*** Begin section ***

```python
def conv1d_cl_ex(x, w, bias=None, dilation=1, pad_left=0, Lout=None, dtype="f16x3", seq_len=None, res=None, res2=None,
                 out_scale=0.0, act=0, act_slope=0.0, c_rows=0, c_off=0, y_fill=None, post_a=None, post_ib=None, next_p8=False,
                 bm=0, force_gemm=False, planes=None):
    import ctypes as C
    B, L, Cin = x.shape
    Cout, _, k = w.shape
    dev = x.device
    if Lout is None:
        Lout = L
    rows = c_rows if c_rows else Lout
    cin_pad, cout_pad = -(-Cin // 64) * 64, -(-Cout // 64) * 64
    with torch.cuda.device(dev):
        e = _lib.Conv1dEx()
        keep = [_lib.f32c(w)]
        e.w = keep[0].data_ptr()
        if planes is not None:
            hi, lo = (p.contiguous() for p in planes)
            assert hi.shape == (B, L, cin_pad) and lo.shape == hi.shape and hi.dtype == torch.int16 and lo.dtype == torch.int16
            keep += [hi, lo]
            e.a_hi, e.a_lo = hi.data_ptr(), lo.data_ptr()
        else:
            keep.append(_lib.f32c(x))
            e.x = keep[-1].data_ptr()
        for name, t, shape in (("bias", bias, (Cout,)), ("res", res, (B, rows, Cout)), ("res2", res2, (B, rows, Cout)),
                               ("post_a", post_a, (Cout,)), ("post_ib", post_ib, (Cout,))):
            if t is not None:
                assert tuple(t.shape) == shape, name
                keep.append(_lib.f32c(t))
                setattr(e, name, keep[-1].data_ptr())
        e.B, e.L, e.Cin, e.Cout, e.k, e.dilation, e.pad_left, e.Lout = B, L, Cin, Cout, k, dilation, pad_left, Lout
        e.dtype = CONV_DTYPES_EX[dtype]
        if seq_len is not None:
            assert len(seq_len) == B
            lens = (C.c_int32 * B)(*[int(v) for v in seq_len])
            e.seq_len = C.cast(lens, C.POINTER(C.c_int32))
        e.out_scale, e.act, e.act_slope, e.c_rows, e.c_off = out_scale, act, act_slope, c_rows, c_off
        e.next_p8, e.bm, e.force_gemm = int(next_p8), bm, int(force_gemm)
        y = torch.full((B, rows, Cout), float("nan") if y_fill is None else y_fill, device=dev)
        e.y = y.data_ptr()
        p_hi = p_lo = None
        if post_a is not None:
            p_hi = torch.full((B, rows, cout_pad), PLANE_FILL, dtype=torch.int16, device=dev)
            p_lo = torch.full((B, rows, cout_pad), PLANE_FILL, dtype=torch.int16, device=dev)
            e.plane_hi, e.plane_lo = p_hi.data_ptr(), p_lo.data_ptr()
        _lib.check(_lib.lib().svc_op_conv1d_ex(C.byref(e), _lib.stream_ptr()))
    return y, p_hi, p_lo, _took(e.took)


def _took(word):
    return {"kconv": bool(word & 1), "bm": (word >> 8) & 0xFFF, "bn": word >> 20}


def conv1d_last_took():
    return _took(_lib.lib().svc_op_conv1d_last_took())


def conv_transpose1d_cl(x, w, bias, stride, dtype="f32"):
    B, L, Cin = x.shape
    _, Cout, k = w.shape
    dev = x.device
    with torch.cuda.device(dev):
        x, w = _lib.f32c(x), _lib.f32c(w)
        b = _lib.f32c(bias) if bias is not None else None
        y = torch.empty(B, L * stride, Cout, device=dev)
        _lib.check(_lib.lib().svc_op_conv_transpose1d(_lib.ptr(x), _lib.ptr(w), _lib.ptr(b), _lib.ptr(y), B, L, Cin, Cout,
                                                      k, stride, {"f16": 0, "f32": 1, "f16x3": 2}[dtype], _lib.stream_ptr()))
    return y


def attention(q, k, v, kv_lens=None):
    N, T, H, hd = q.shape
    assert hd == 64
    dev = q.device
    with torch.cuda.device(dev):
        q, k, v = _lib.f32c(q), _lib.f32c(k), _lib.f32c(v)
        out = torch.empty_like(q)
        lens = _lib.i64_host(kv_lens)
        _lib.check(_lib.lib().svc_op_attention(_lib.ptr(q), _lib.ptr(k), _lib.ptr(v), _lib.ptr(out), N, T, H, lens,
                                               _lib.stream_ptr()))
    return out


def rmsnorm(x, gamma, w=None, b=None, add_one=False):
    rows, D = x.shape
    dev = x.device
    with torch.cuda.device(dev):
        x, gamma = _lib.f32c(x), _lib.f32c(gamma)
        w = _lib.f32c(w) if w is not None else None
        b = _lib.f32c(b) if b is not None else None
        y = torch.empty_like(x)
        _lib.check(_lib.lib().svc_op_rmsnorm(_lib.ptr(x), _lib.ptr(gamma), _lib.ptr(w), _lib.ptr(b), int(add_one),
                                             _lib.ptr(y), rows, D, _lib.stream_ptr()))
# ... 2 lines not shown
```

Before: 135,700 mel-frames/s.

## Hoist epilogue loads, prefetch residuals, and allow in-place residual without repacking

Restructures the conv and GEMM epilogues so each lane owns fixed columns. Bias and snake parameters are loaded once per tile instead of per row, and residual loads are issued before the LDS staging barrier so their latency overlaps it. The activation switch is hoisted out of the 8-element loop, and rowvec and gate reads are vectorised when alignment allows. The vocoder also skips the residual repack copy when the residual aliases the output buffer, and the Python wrapper gains a y_init/'y' path for that case. This adds register pressure from the prefetched residual arrays and relies on the aliased buffer already being in the padded layout.

```diff
diff --git a/seed-vc_amd/csrc/common.h b/seed-vc_amd/csrc/common.h
--- a/seed-vc_amd/csrc/common.h
+++ b/seed-vc_amd/csrc/common.h
@@ -111,6 +111,23 @@
         case KG_ACT_SIGMOID: return 1.0f / (1.0f + __expf(-v));
         default: return v;
     }
+}
+__device__ __forceinline__ void act_apply8(float* v, int act, float slope) {
+#define SVC_ACT8(A)                                                     \
+    case A:                                                             \
+        _Pragma("unroll") for (int j = 0; j < 8; ++j) v[j] = act_apply(v[j], A, slope); \
+        break;
+    switch (act) {
+        SVC_ACT8(KG_ACT_SILU)
+        SVC_ACT8(KG_ACT_ELU)
+        SVC_ACT8(KG_ACT_LRELU)
+        SVC_ACT8(KG_ACT_TANH)
+        SVC_ACT8(KG_ACT_ABS)
+        SVC_ACT8(KG_ACT_CLAMP)
+        SVC_ACT8(KG_ACT_SIGMOID)
+        default: break;
+    }
+#undef SVC_ACT8
 }
 
 struct KGemmParams {
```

*** End section ***

▶ **REQUIRED ACTION**: The response has to match the records above word for word.

▶ **TASK RESULT**:
```python
def conv1d_cl_ex(x, w, bias=None, dilation=1, pad_left=0, Lout=None, dtype="f16x3", seq_len=None, res=None, res2=None,
                 out_scale=0.0, act=0, act_slope=0.0, c_rows=0, c_off=0, y_fill=None, post_a=None, post_ib=None, next_p8=False,
                 bm=0, force_gemm=False, planes=None):
    import ctypes as C
    B, L, Cin = x.shape
    Cout, _, k = w.shape
    dev = x.device
    if Lout is None:
        Lout = L
    rows = c_rows if c_rows else Lout
    cin_pad, cout_pad = -(-Cin // 64) * 64, -(-Cout // 64) * 64
    with torch.cuda.device(dev):
        e = _lib.Conv1dEx()
        keep = [_lib.f32c(w)]
        e.w = keep[0].data_ptr()
        if planes is not None:
            hi, lo = (p.contiguous() for p in planes)
            assert hi.shape == (B, L, cin_pad) and lo.shape == hi.shape and hi.dtype == torch.int16 and lo.dtype == torch.int16
            keep += [hi, lo]
            e.a_hi, e.a_lo = hi.data_ptr(), lo.data_ptr()
        else:
            keep.append(_lib.f32c(x))
            e.x = keep[-1].data_ptr()
        for name, t, shape in (("bias", bias, (Cout,)), ("res", res, (B, rows, Cout)), ("res2", res2, (B, rows, Cout)),
                               ("post_a", post_a, (Cout,)), ("post_ib", post_ib, (Cout,))):
            if t is not None:
                assert tuple(t.shape) == shape, name
                keep.append(_lib.f32c(t))
                setattr(e, name, keep[-1].data_ptr())
        e.B, e.L, e.Cin, e.Cout, e.k, e.dilation, e.pad_left, e.Lout = B, L, Cin, Cout, k, dilation, pad_left, Lout
        e.dtype = CONV_DTYPES_EX[dtype]
        if seq_len is not None:
            assert len(seq_len) == B
            lens = (C.c_int32 * B)(*[int(v) for v in seq_len])
            e.seq_len = C.cast(lens, C.POINTER(C.c_int32))
        e.out_scale, e.act, e.act_slope, e.c_rows, e.c_off = out_scale, act, act_slope, c_rows, c_off
        e.next_p8, e.bm, e.force_gemm = int(next_p8), bm, int(force_gemm)
        y = torch.full((B, rows, Cout), float("nan") if y_fill is None else y_fill, device=dev)
        e.y = y.data_ptr()
        p_hi = p_lo = None
        if post_a is not None:
            p_hi = torch.full((B, rows, cout_pad), PLANE_FILL, dtype=torch.int16, device=dev)
            p_lo = torch.full((B, rows, cout_pad), PLANE_FILL, dtype=torch.int16, device=dev)
            e.plane_hi, e.plane_lo = p_hi.data_ptr(), p_lo.data_ptr()
        _lib.check(_lib.lib().svc_op_conv1d_ex(C.byref(e), _lib.stream_ptr()))
    return y, p_hi, p_lo, _took(e.took)


def _took(word):
    return {"kconv": bool(word & 1), "bm": (word >> 8) & 0xFFF, "bn": word >> 20}


def conv1d_last_took():
    return _took(_lib.lib().svc_op_conv1d_last_took())


def conv_transpose1d_cl(x, w, bias, stride, dtype="f32"):
    B, L, Cin = x.shape
    _, Cout, k = w.shape
    dev = x.device
    with torch.cuda.device(dev):
        x, w = _lib.f32c(x), _lib.f32c(w)
        b = _lib.f32c(bias) if bias is not None else None
        y = torch.empty(B, L * stride, Cout, device=dev)
        _lib.check(_lib.lib().svc_op_conv_transpose1d(_lib.ptr(x), _lib.ptr(w), _lib.ptr(b), _lib.ptr(y), B, L, Cin, Cout,
                                                      k, stride, {"f16": 0, "f32": 1, "f16x3": 2}[dtype], _lib.stream_ptr()))
    return y


def attention(q, k, v, kv_lens=None):
    N, T, H, hd = q.shape
    assert hd == 64
    dev = q.device
    with torch.cuda.device(dev):
        q, k, v = _lib.f32c(q), _lib.f32c(k), _lib.f32c(v)
        out = torch.empty_like(q)
        lens = _lib.i64_host(kv_lens)
        _lib.check(_lib.lib().svc_op_attention(_lib.ptr(q), _lib.ptr(k), _lib.ptr(v), _lib.ptr(out), N, T, H, lens,
                                               _lib.stream_ptr()))
    return out


def rmsnorm(x, gamma, w=None, b=None, add_one=False):
    rows, D = x.shape
    dev = x.device
    with torch.cuda.device(dev):
        x, gamma = _lib.f32c(x), _lib.f32c(gamma)
        w = _lib.f32c(w) if w is not None else None
        b = _lib.f32c(b) if b is not None else None
        y = torch.empty_like(x)
        _lib.check(_lib.lib().svc_op_rmsnorm(_lib.ptr(x), _lib.ptr(gamma), _lib.ptr(w), _lib.ptr(b), int(add_one),
                                             _lib.ptr(y), rows, D, _lib.stream_ptr()))
# ... 2 lines not shown
```

Before: 135,700 mel-frames/s.

## Hoist epilogue loads, prefetch residuals, and allow in-place residual without repacking

Restructures the conv and GEMM epilogues so each lane owns fixed columns. Bias and snake parameters are loaded once per tile instead of per row, and residual loads are issued before the LDS staging barrier so their latency overlaps it. The activation switch is hoisted out of the 8-element loop, and rowvec and gate reads are vectorised when alignment allows. The vocoder also skips the residual repack copy when the residual aliases the output buffer, and the Python wrapper gains a y_init/'y' path for that case. This adds register pressure from the prefetched residual arrays and relies on the aliased buffer already being in the padded layout.

```diff
diff --git a/seed-vc_amd/csrc/common.h b/seed-vc_amd/csrc/common.h
--- a/seed-vc_amd/csrc/common.h
+++ b/seed-vc_amd/csrc/common.h
@@ -111,6 +111,23 @@
         case KG_ACT_SIGMOID: return 1.0f / (1.0f + __expf(-v));
         default: return v;
     }
+}
+__device__ __forceinline__ void act_apply8(float* v, int act, float slope) {
+#define SVC_ACT8(A)                                                     \
+    case A:                                                             \
+        _Pragma("unroll") for (int j = 0; j < 8; ++j) v[j] = act_apply(v[j], A, slope); \
+        break;
+    switch (act) {
+        SVC_ACT8(KG_ACT_SILU)
+        SVC_ACT8(KG_ACT_ELU)
+        SVC_ACT8(KG_ACT_LRELU)
+        SVC_ACT8(KG_ACT_TANH)
+        SVC_ACT8(KG_ACT_ABS)
+        SVC_ACT8(KG_ACT_CLAMP)
+        SVC_ACT8(KG_ACT_SIGMOID)
+        default: break;
+    }
+#undef SVC_ACT8
 }
 
 struct KGemmParams {
```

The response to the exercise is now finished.